Your goal: Which lines of the entries below contain the string "nullptr"? Copy each one.

** Opening Entries shown block **

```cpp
__global__ void __launch_bounds__(64) lcd_edlib_kernel(const EdJob *jobs, const uint8_t *pool, uint8_t *arena, EdOut *outs, int n_jobs) {
    const int jid = blockIdx.x;
    if (jid >= n_jobs) return;
    const int lane = threadIdx.x;
    const EdJob jb = jobs[jid];
    EdOut out; out.status = LCD_OK; out.dist = -1; out.xgaps = 0; out.n_eq = 0; out.n_xid = 0; out.blocks = 0; out.start = 0; out.end = jb.tlen - 1;
    const uint8_t *q = pool + jb.q_off, *t = pool + jb.t_off;
    const int qlen = jb.qlen, tlen = jb.tlen;
    if (qlen == 0 || tlen == 0) {
        out.dist = jb.mode == 1 ? qlen : (qlen > tlen ? qlen : tlen);
        if (jb.mode == 1) { out.start = -1; out.end = -1; }
        if (lane == 0) outs[jb.pad_] = out;
        return;
    }
    const size_t TB_CAP = (size_t)ed_tb_cap(qlen, tlen);
    uint8_t *ws = arena + jb.ws_off;
    Word *P = (Word *)ws, *M = P + TB_CAP;
    int *S = (int *)(M + TB_CAP);
    int *colL = S + TB_CAP, *colR = colL + qlen;
    signed char *hcarry = (signed char *)(colR + qlen);
    unsigned long long blocks = 0;
    Sub top = {q, t, qlen, tlen};
    int dist, t0 = 0, tl0 = tlen;
    const bool top_leaf = jb.mode != 1 && 20ll * ((qlen + 63) >> 6) * tlen + 8ll * tlen < 1024 * 1024;
    if (jb.mode == 1) {
        int best, endf, endl, best2, sf, sl;
        sg_pass<0>(top, tlen, false, lane, hcarry, &blocks, &best, &endf, &endl);
        if (best >= qlen) {
            out.dist = qlen; out.start = 0; out.end = -1;
            out.xgaps = 1; out.n_eq = 0; out.n_xid = qlen; out.blocks = blocks;
            if (lane == 0) outs[jb.pad_] = out;
            return;
        }
        Sub pre = {q, t, qlen, endf + 1};
        sg_pass<1>(pre, endf + 1, true, lane, hcarry, &blocks, &best2, &sf, &sl);
        if (best2 != best || endf < 0 || sl < 0) { out.status = LCD_ERR_BACKTRACK; if (lane == 0) outs[jb.pad_] = out; return; }
        dist = best; t0 = endf - sl; tl0 = sl + 1;
        out.start = t0; out.end = endf;
    } else if (top_leaf)
        dist = -1;
    else
        dist = myers_pass<false, false>(top, tlen, false, lane, nullptr, nullptr, nullptr, nullptr, hcarry, &blocks);
    out.dist = dist;
    __shared__ int stk[64][5];
    int sp = 0;
    if (lane == 0) { stk[0][0] = 0; stk[0][1] = qlen; stk[0][2] = t0; stk[0][3] = tl0; stk[0][4] = dist; }
    sp = 1;
    __syncthreads();
    Tally T = {0, 0, 0, 0, 0, -1};
    while (sp > 0 && out.status == LCD_OK) {
        --sp;
        const int qo = stk[sp][0], ql = stk[sp][1], to = stk[sp][2], tl = stk[sp][3], best = stk[sp][4];
        __syncthreads();
        if (ql == 0 || tl == 0) {
            const int n = ql + tl;
            if (n > 0) {
                const int op = ql == 0 ? 2 : 1;
                if (op == 2) T.n_del += n; else T.n_ins += n;
                if (T.last_op != op) T.runs++;
                T.last_op = op;
            }
            continue;
        }
        Sub s = {q + qo, t + to, ql, tl};
        const long long nb = (ql + 63) >> 6;
        const long long data_size = 20ll * nb * tl + 8ll * tl;
        if (data_size < 1024 * 1024) {
            const int leaf_score = myers_pass<true, false>(s, tl, false, lane, P, M, S, nullptr, hcarry, &blocks);
            if (top_leaf) out.dist = leaf_score;
            __syncthreads();
            int r_mis = 0, r_eq = 0, r_ins = 0, r_del = 0, r_runs = 0, leaf_first = -1, leaf_last = -1;
            {
                const int NB = (int)nb;
                int c0 = -1, bA = -1;
                Word cPa = 0, cMa = 0, cPb = 0, cMb = 0; int cSa = 0, cSb = 0;
                auto refresh = [&](const int r, const int c) {
                    c0 = c; bA = r >> 6;
                    const int cl = c - lane;
                    if (cl >= 0) {
                        const size_t oa = (size_t)cl * NB + bA;
                        cPa = P[oa]; cMa = M[oa]; cSa = S[oa];
                        if (bA > 0) { cPb = P[oa - 1]; cMb = M[oa - 1]; cSb = S[oa - 1]; }
                    }
                };
                auto rl64 = [&](const Word v, const int l) { return (Word)(unsigned)__builtin_amdgcn_readlane((int)(unsigned)v, l) | ((Word)(unsigned)__builtin_amdgcn_readlane((int)(unsigned)(v >> 32), l) << 32); };
                auto val = [&](const int r, const int c) -> int {
                    if (r < 0) return c + 1;
                    if (c < 0) return r + 1;
                    const int b = r >> 6, l = __builtin_amdgcn_readfirstlane(c0 - c), pos = r & 63;
                    Word pv, mv; int sv;
                    if (l >= 0 && l < 64 && b == bA) { pv = rl64(cPa, l); mv = rl64(cMa, l); sv = __builtin_amdgcn_readlane(cSa, l); }
                    else if (l >= 0 && l < 64 && b == bA - 1) { pv = rl64(cPb, l); mv = rl64(cMb, l); sv = __builtin_amdgcn_readlane(cSb, l); }
                    else { const size_t o = (size_t)c * NB + b; pv = P[o]; mv = M[o]; sv = S[o]; }
                    return sv + (pos < 63 ? (-__popcll(pv >> (pos + 1)) + __popcll(mv >> (pos + 1))) : 0);
                };
                int r = __builtin_amdgcn_readfirstlane(ql - 1), c = __builtin_amdgcn_readfirstlane(tl - 1), prev = -1;
                refresh(r, c);
                int cur = val(r, c);
                auto vbit = [&](const Word wa, const Word wb, const Word *G, const int r, const int c) -> int {
                    const int b = r >> 6, l = __builtin_amdgcn_readfirstlane(c0 - c), pos = r & 63;
                    unsigned h;
                    if (l >= 0 && l < 64 && (b == bA || b == bA - 1)) { const Word w = b == bA ? wa : wb; h = (unsigned)__builtin_amdgcn_readlane((int)(unsigned)(pos < 32 ? w : w >> 32), l); }
                    else { const Word w = G[(size_t)c * NB + b]; h = (unsigned)(pos < 32 ? w : w >> 32); }
                    return (int)((h >> (pos & 31)) & 1u);
                };
                while (r >= 0 && c >= 0) {
                    if (c - 1 < c0 - 63 || (r > 0 && ((r - 1) >> 6) < bA - 1)) refresh(r, c);
                    int op;
                    if (vbit(cPa, cPb, P, r, c)) { op = 1; --r; cur -= 1; }
                    else {
                        const int left = val(r, c - 1);
                        if (left + 1 == cur) { op = 2; --c; cur = left; }
                        else {
                            const int d = c == 0 ? val(r - 1, c - 1) : left - vbit(cPa, cPb, P, r, c - 1) + vbit(cMa, cMb, M, r, c - 1);
                            op = d == cur ? 0 : 3; --r; --c; cur = d;
                        }
                    }
                    r = __builtin_amdgcn_readfirstlane(r); c = __builtin_amdgcn_readfirstlane(c); cur = __builtin_amdgcn_readfirstlane(cur);
                    if (op == 0) r_eq++; else if (op == 3) r_mis++; else { if (op == 1) r_ins++; else r_del++; if (op != prev) r_runs++; }
                    if (leaf_last < 0) leaf_last = op;
                    leaf_first = op; prev = op;
                }
                if (c >= 0) { const int n = c + 1; r_del += n; if (prev != 2) r_runs++; if (leaf_last < 0) leaf_last = 2; leaf_first = 2; }
                if (r >= 0) { const int n = r + 1; r_ins += n; if (prev != 1) r_runs++; if (leaf_last < 0) leaf_last = 1; leaf_first = 1; }
            }
            T.n_mis += r_mis; T.n_eq += r_eq; T.n_ins += r_ins; T.n_del += r_del; T.runs += r_runs;
            if (leaf_first >= 0) {
                if ((leaf_first == 1 || leaf_first == 2) && T.last_op == leaf_first) T.runs--;
                T.last_op = leaf_last;
            }
            __syncthreads();
        } else {
            const int left_w = tl / 2, right_w = tl - left_w;
            myers_pass<false, true>(s, left_w, false, lane, nullptr, nullptr, nullptr, colL, hcarry, &blocks);
            myers_pass<false, true>(s, right_w, true, lane, nullptr, nullptr, nullptr, colR, hcarry, &blocks);
            __syncthreads();
            int cand = 1 << 30;
            for (int i = lane; i <= ql - 2; i += 64)
                if (colL[i] + colR[ql - 1 - (i + 1)] == best) { cand = i; break; }
            for (int d = 32; d >= 1; d >>= 1) cand = imin(cand, __shfl_xor(cand, d));
            int q_idx, ls, rs;
            if (cand < (1 << 30)) { q_idx = cand; ls = colL[cand]; rs = colR[ql - 1 - (cand + 1)]; }
            else if (left_w + colR[ql - 1] == best) { q_idx = -1; ls = left_w; rs = colR[ql - 1]; }
            else if (colL[ql - 1] + right_w == best) { q_idx = ql - 1; ls = colL[ql - 1]; rs = right_w; }
            else { out.status = LCD_ERR_BACKTRACK; break; }
            const int ul_h = q_idx + 1, lr_h = ql - ul_h;
            if (sp + 2 > 64) { out.status = LCD_ERR_BACKTRACK; break; }
            __syncthreads();
            if (lane == 0) {
                stk[sp][0] = qo + ul_h; stk[sp][1] = lr_h; stk[sp][2] = to + left_w; stk[sp][3] = right_w; stk[sp][4] = rs;
                stk[sp + 1][0] = qo; stk[sp + 1][1] = ul_h; stk[sp + 1][2] = to; stk[sp + 1][3] = left_w; stk[sp + 1][4] = ls;
            }
            sp += 2;
            __syncthreads();
        }
    }
    out.xgaps = T.n_mis + T.runs;
    out.n_eq = T.n_eq;
    out.n_xid = T.n_mis + T.n_ins + T.n_del;
    out.blocks = blocks;
    if (lane == 0) outs[jb.pad_] = out;
}

void lcd_launch_edlib(const EdJob *jobs, const uint8_t *pool, uint8_t *arena, EdOut *outs, int n_jobs, hipStream_t stream) {
    if (n_jobs <= 0) return;
    hipLaunchKernelGGL(lcd_edlib_kernel, dim3(n_jobs), dim3(64), 0, stream, jobs, pool, arena, outs, n_jobs);
}
```

Baseline: 169,600 regions/s.
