static int preloop(ion_ctx *c) {
    int status = 0;
    const c21cm_ionize_spec *s = c->s;
    TRY(prepare_grid(c, c->density, c->delta_unf, c->delta_fil, s->photoncons_adjustment_factor,
                     -1., 1e6));
    if (c->lagrangian) TRY(prepare_grid(c, c->n_ion, c->stars_unf, c->stars_fil, 1., 0., 1e20));
    if (s->use_ts_fluct) TRY(prepare_grid(c, c->xe_dense, c->xe_unf, c->xe_fil, 1., 0., 1.));
    if (c->recomb && c->lagrangian)
        TRY(prepare_grid(c, c->whalo_sfr, c->sfr_unf, c->sfr_fil, 1., 0., 1e20));
    if (c->filter_rec) TRY(prepare_grid(c, c->prev_nrec, c->nrec_unf, c->nrec_fil, 1., 0., 1e20));
    if (c->mini) {
        TRY(prepare_grid(c, c->prev_density, c->pd_unf, c->pd_fil, 1., -1., 1e6));
        TRY(prepare_grid(c, c->mtm_dense, c->mtm_unf, c->mtm_fil, 1., -INFINITY, INFINITY));
        TRY(prepare_grid(c, c->mta_dense, c->mta_unf, c->mta_fil, 1., -INFINITY, INFINITY));
    }
done:
    return status;
}

static struct {
    int init, enabled;
    void *aux, *ev_table[4], *ev_used[4], *ev_sync;
} g_tab;

static void tab_init(void) {
    if (g_tab.init) return;
    g_tab.init = 1;
    const char *e = getenv("C21CM_ASYNC_TABLES");
    if (e && e[0] == '0') return;
    g_tab.aux = c21hip_aux_stream();
    g_tab.ev_sync = c21hip_event_create();
    g_tab.enabled = g_tab.aux && g_tab.ev_sync;
    for (int b = 0; b < 4; b++) {
        g_tab.ev_table[b] = c21hip_event_create();
        g_tab.ev_used[b] = c21hip_event_create();
        g_tab.enabled = g_tab.enabled && g_tab.ev_table[b] && g_tab.ev_used[b];
    }
}

static int tab_build_async(ion_ctx *c, int R_ct, int buf) {
    int status = 0;
    const c21cm_ionize_spec *s = c->s;
    TRY(c21hip_stream_wait_event(g_tab.aux, g_tab.ev_used[buf]));
#ifdef C21CM_DIAG_BUILD
    static int skip = -1;
    if (skip < 0) skip = getenv("C21CM_DIAG_SKIP_TABLES") != NULL;
    if (!(skip && c->tab_seq > 0))
#endif
    TRY(c21hip_window_tables(buf, s->hii_filter, 0.f, s->stars_filter, (float)s->mfp_meandens,
                             c->nx, c->ny, c->nz, s->box_len, s->box_len_z, (float)s->R[R_ct],
                             g_tab.aux));
    TRY(c21hip_event_record(g_tab.ev_table[buf], g_tab.aux));
done:
    return status;
}

static int eul_flush_pending(ion_ctx *c, int last) {
    if (c->eul_pend < 0) return 0;
    c21hip_ionize_args args;
    fill_args(&args, c->s, c->eul_pend);
    const int R = c->eul_pend;
    c->eul_pend = -1;
    int st = c21hip_eulerian_mask(&args, c->eul_pend_buf ? c->nion_dense2 : c->nion_dense, NULL,
                                  c->scalars + SC_MEANS + R, c->eul_pend_mask, c->stream);
    if (!st && last && c->eul_pend_buf)
        st = c21hip_d2d(c->nion_dense, c->nion_dense2, c->ntot * sizeof(float), c->stream);
    return st;
}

** Closing Entries shown block **

Finished exercise:
        dist = myers_pass<false, false>(top, tlen, false, lane, nullptr, nullptr, nullptr, nullptr, hcarry, &blocks);
            const int leaf_score = myers_pass<true, false>(s, tl, false, lane, P, M, S, nullptr, hcarry, &blocks);
            myers_pass<false, true>(s, left_w, false, lane, nullptr, nullptr, nullptr, colL, hcarry, &blocks);
            myers_pass<false, true>(s, right_w, true, lane, nullptr, nullptr, nullptr, colR, hcarry, &blocks);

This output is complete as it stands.